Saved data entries
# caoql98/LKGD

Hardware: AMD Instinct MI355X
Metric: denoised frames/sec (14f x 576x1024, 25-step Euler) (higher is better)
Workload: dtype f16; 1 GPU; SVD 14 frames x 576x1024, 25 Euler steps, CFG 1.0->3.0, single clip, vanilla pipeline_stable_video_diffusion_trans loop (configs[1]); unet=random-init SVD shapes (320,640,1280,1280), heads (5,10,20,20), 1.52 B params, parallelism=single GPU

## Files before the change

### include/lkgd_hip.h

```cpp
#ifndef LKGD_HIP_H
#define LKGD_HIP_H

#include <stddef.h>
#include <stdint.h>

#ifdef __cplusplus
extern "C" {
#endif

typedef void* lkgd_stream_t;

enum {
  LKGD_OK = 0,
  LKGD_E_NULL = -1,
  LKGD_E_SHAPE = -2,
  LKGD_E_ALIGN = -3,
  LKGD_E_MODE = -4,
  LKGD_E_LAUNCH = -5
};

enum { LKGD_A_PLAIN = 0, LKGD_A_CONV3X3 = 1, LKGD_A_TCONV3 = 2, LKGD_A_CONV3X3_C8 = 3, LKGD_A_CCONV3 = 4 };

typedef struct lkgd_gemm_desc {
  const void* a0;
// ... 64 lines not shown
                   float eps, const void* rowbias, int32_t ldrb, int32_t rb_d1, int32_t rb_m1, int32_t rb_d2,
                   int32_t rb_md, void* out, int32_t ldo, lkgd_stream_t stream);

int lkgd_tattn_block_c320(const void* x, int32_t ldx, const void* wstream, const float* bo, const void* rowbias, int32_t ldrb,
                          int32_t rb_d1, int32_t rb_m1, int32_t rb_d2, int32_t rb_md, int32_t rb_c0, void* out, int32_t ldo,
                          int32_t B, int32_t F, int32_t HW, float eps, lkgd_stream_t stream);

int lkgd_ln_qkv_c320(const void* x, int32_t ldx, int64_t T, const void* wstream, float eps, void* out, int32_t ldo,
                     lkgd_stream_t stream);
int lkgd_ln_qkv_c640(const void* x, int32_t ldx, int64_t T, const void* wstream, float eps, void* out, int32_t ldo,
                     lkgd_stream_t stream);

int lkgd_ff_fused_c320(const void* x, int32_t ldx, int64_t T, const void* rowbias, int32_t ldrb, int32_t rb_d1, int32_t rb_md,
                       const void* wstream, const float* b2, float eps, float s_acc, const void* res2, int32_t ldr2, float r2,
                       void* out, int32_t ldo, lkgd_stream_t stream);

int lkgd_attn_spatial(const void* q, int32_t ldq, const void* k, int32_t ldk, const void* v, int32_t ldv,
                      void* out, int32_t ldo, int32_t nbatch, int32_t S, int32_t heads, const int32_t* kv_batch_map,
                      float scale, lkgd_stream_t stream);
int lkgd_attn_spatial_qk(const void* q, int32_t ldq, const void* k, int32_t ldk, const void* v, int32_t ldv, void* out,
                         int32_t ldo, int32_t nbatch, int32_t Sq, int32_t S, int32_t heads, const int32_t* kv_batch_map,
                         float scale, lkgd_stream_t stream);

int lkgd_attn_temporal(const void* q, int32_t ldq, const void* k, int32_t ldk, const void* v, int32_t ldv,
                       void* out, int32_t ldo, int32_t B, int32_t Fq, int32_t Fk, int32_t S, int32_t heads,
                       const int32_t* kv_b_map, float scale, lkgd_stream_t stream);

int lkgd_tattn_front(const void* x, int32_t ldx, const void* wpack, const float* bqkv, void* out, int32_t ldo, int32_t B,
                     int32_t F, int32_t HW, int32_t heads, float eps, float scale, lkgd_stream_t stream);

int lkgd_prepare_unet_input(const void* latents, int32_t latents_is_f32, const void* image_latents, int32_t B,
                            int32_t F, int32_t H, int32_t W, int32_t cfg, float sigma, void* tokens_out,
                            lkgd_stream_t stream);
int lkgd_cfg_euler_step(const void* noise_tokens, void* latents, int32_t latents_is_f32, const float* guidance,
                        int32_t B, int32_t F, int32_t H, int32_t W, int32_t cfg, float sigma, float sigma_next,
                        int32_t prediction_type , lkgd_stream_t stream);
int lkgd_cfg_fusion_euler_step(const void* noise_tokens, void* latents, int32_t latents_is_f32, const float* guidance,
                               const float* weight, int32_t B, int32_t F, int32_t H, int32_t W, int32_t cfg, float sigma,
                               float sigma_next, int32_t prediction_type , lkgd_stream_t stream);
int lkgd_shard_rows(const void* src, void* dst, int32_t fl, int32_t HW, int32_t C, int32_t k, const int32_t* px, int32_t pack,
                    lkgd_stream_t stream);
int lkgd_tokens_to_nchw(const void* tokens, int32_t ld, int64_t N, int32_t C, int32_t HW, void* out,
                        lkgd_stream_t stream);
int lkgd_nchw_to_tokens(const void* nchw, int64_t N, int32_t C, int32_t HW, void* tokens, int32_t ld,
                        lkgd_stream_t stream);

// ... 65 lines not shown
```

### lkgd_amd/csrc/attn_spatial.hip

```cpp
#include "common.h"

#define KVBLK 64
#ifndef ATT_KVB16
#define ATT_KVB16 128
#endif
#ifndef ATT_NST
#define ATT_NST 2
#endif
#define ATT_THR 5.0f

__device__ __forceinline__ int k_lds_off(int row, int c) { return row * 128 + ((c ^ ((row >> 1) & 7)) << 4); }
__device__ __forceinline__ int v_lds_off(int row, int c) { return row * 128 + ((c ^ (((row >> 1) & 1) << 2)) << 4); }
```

### AIM OF THE TASK:
Nothing but a number is asked for: how many lines of the records contain the word "return"?

### SOLUTION TO THIS TASK:
2